Mr. Ritzer must have spent countless hours researching the events portrayed in the novel. As a lover of historical fiction I enjoy and appreciate this. However, I understand how some might believe this might serve to slow the pace and be tempted to skip over those pages. It is also obvious Mr. Ritzer has a strong faith and knowledge of scripture and uses it within the text of the novel. This too, might make the casual reader want to skip over these words, but I urge you not to. It is within these facts and scripture that we fully understand the internal battle that we all must fight. How we respond to problems in our lives. How we react to moral dilemmas.
I recommend this book to readers that enjoy Larry McMurtry and some of Louis L’Amour books, even some readers that just enjoy a good western. On a final note, I believe this book would be an excellent “additional reading” selection for high school American History classes, or perhaps as book report.

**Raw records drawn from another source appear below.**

-    if (threadIdx.x == 0) {
-      if (k < 2) part[(size_t)k * 3 * tiles + (size_t)c * tiles + tile] = bsum;
-      else part[(size_t)6 * tiles + (size_t)(k - 2) * tiles + tile] = bsum;
-    }
+    const bool hair = MODE == M_FACE && cm.hair != 0;
+    const bool head = MODE == M_PLAIN ? false : (MODE == M_MOUTH ? in_lips(lips, gy, gx) : (hair || cm.face != 0));
+    if (flags & F_ALPHA) {
+      v[6] = head ? 1.f - c_alpha : 0.f;
+      v[7] = head ? 0.f : c_alpha;
+    }
+    if ((flags & F_HAIR_ATTN) && hair) {
+      v[8] = c_attn1;
+      v[9] = c_attn0;
+      v[10] = 1.f;
+    }
+    if (MODE == M_FACE && (flags & F_LIPS) && in_lips(lips, gy, gx)) v[11] = c_attn1;
+  }
+  const int wave = threadIdx.x >> 6;
+#pragma unroll
+  for (int k = 0; k < 12; ++k) v[k] = wave_sum(v[k]);
+  if ((threadIdx.x & 63) == 0) {
+#pragma unroll
+    for (int k = 0; k < 12; ++k) s_red[k][wave] = v[k];
+  }
+  __syncthreads();
+  if (threadIdx.x < 12) {
+    const int tiles = gridDim.x * gridDim.y;
+    const int tile = blockIdx.y * gridDim.x + blockIdx.x;
+    const float* r = s_red[threadIdx.x];
+    part[(size_t)threadIdx.x * tiles + tile] = ((r[0] + r[1]) + r[2]) + r[3];
   }
 }
 
 __device__ __forceinline__ void face_loss_partial_sums(const float* __restrict__ part, int tiles,
-                                                       const float* __restrict__ extra, int n_extra, float* s_sum,
-                                                       int nwaves) {
+                                                       const float* __restrict__ extra, int n_extra, float* s_sum) {
   const int wave = threadIdx.x >> 6, lane = threadIdx.x & 63;
-  for (int k = wave; k < 8; k += nwaves) {
+  if (const int k = wave; k < 8) {
     const float* p = k < 2 ? part + (size_t)k * 3 * tiles : part + (size_t)6 * tiles + (size_t)(k - 2) * tiles;
     const int n = k < 2 ? 3 * tiles : tiles;
     float acc = 0.f;
@@ -307,7 +368,7 @@
 face_loss_finalize_kernel(FaceCfg cfg, const float* __restrict__ part, int tiles, const int32_t* __restrict__ lips,
                           const float* __restrict__ extra, int n_extra, float* __restrict__ out) {
   __shared__ float s_sum[9];
-  face_loss_partial_sums(part, tiles, extra, n_extra, s_sum, 8);
+  face_loss_partial_sums(part, tiles, extra, n_extra, s_sum);
   __syncthreads();
   if (threadIdx.x == 0) face_loss_scalars(cfg, s_sum, lips, extra != nullptr, out);
 }
@@ -316,88 +377,156 @@
   const float* part; int tiles; const float* extra; int n_extra; float* out;
 };
 
+template <int CH>
+__device__ __forceinline__ float lane_strided_sum(const float* __restrict__ p, int n, int lane) {
+  float acc = 0.f;
+  for (int base = lane; base < n; base += 64 * CH) {
+    float r[CH];
+#pragma unroll
+    for (int u = 0; u < CH; ++u) r[u] = p[min(base + 64 * u, n - 1)];
+#pragma unroll
+    for (int u = 0; u < CH; ++u)
+      if (base + 64 * u < n) acc += r[u];
+  }
+  return acc;
+}
+
+__device__ __forceinline__ void face_loss_scalar_workgroup(const FaceCfg& cfg, const int32_t* __restrict__ lips,
+                                                           const FaceFin& fin, float* s_sum) {
+  const int wave = threadIdx.x >> 6, lane = threadIdx.x & 63;
+  const int tiles = fin.tiles;
+  for (int k = wave; k < 8; k += 4) {
+    const float* p = k < 2 ? fin.part + (size_t)k * 3 * tiles : fin.part + (size_t)6 * tiles + (size_t)(k - 2) * tiles;
+    const float acc = wave_sum(k < 2 ? lane_strided_sum<48>(p, 3 * tiles, lane) : lane_strided_sum<16>(p, tiles, lane));
+    if (lane == 0) s_sum[k] = acc;
+    if (k == 7) {
+      const float e = wave_sum(lane_strided_sum<16>(fin.extra, fin.n_extra, lane));
+      if (lane == 0) s_sum[8] = e;
+    }
+  }
+  __syncthreads();
+  if (threadIdx.x == 0) face_loss_scalars(cfg, s_sum, lips, fin.extra != nullptr, fin.out);
+}
+
+__device__ __forceinline__ float loss_grad_pixel(float inv_n, float gs, float gl, float fm, float f11, float f12, float x,
+                                                 float y, float sgn) {
+#pragma clang fp contract(off)
+  return inv_n * (gs * (fm + 2.f * x * f11 + y * f12) + gl * sgn);
+}
+
+template <int MODE>
 __global__ void __launch_bounds__(256)
 face_loss_backward_kernel(FaceCfg cfg, FaceIn in, const float* __restrict__ maps, const float* __restrict__ out,
                           const float* __restrict__ g_loss, const float* __restrict__ g_l1,
                           float* __restrict__ d_image, float* __restrict__ d_alpha, float* __restrict__ d_attn,
-                          FaceFin fin) {
-  __shared__ float s_m[3][HS][HS + 1];
-  __shared__ float s_h[3][HS][TS + 1];
+                          FaceFin fin, int tiles_x) {
+  __shared__ float s_m[9][HS][HSP];
+  __shared__ float s_h[3][HS][TS];
   __shared__ float s_sum[9];
-  const int H = cfg.H, W = cfg.W;
-  const int c = blockIdx.z;
-  float inv_cnt = 0.f;
-  if (fin.part != nullptr) {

I highly recommend this book to anyone who is interested in how the west was settled. I'd give it a five star rating if it was 100 pages shorter. Understand, I'd never give a James Michener book more than four starts due to the length. So, don't let the 4 star rating diminish my opinion of the quality of the writing.
Ritzer is able to put the reader into to the minds to multiple characters better than any author I've read. Generally, head hopping has me trying to remember who thoughts it is I'm reading, not so with Ritzer's writing in this book.
The story moves slowly at first and gradually builds to the point that you'll want to keep reading late into the night, but also be afraid of turning the page for fear of what's going to happen to your favorite character.
Having read the book, I'm planning a visit to West Texas.
I really enjoyed the book. I was a great “look” into the west of the 1800’s and of family daily life. I felt that the life portrayal was realistic as well as the characters and their response to the challenges. However, there were often times where I felt the author just strayed from the story line and gave too much detail of a time period of history, specifics of the area, etc. Though this is one is a series of three, I do not feel compelled to read the sequels.
Interesting as historic fiction of settling of the west with the change to homesteading/ranching from cowboys with open grazing. The author clearly did a great deal of research and wants to be sure the reader is aware of it. However, the story gets lost in the details frequently. There are also times that the biblical religious background takes over the story. I'd love to know what happens to the characters but can't bring myself to slog through the next 2 of the trilogy.
I love good historic fiction from any era but this isn't it! The history and commentary were so clumsily in your face that I couldn't keep the story straight! I got maybe a quarter of the way through before I just had to throw in the towel!
Stopped reading about one tenth through because I felt I was being preached to by a Christian. Pages and pages were dedicated to explaining sin and God's creation of land.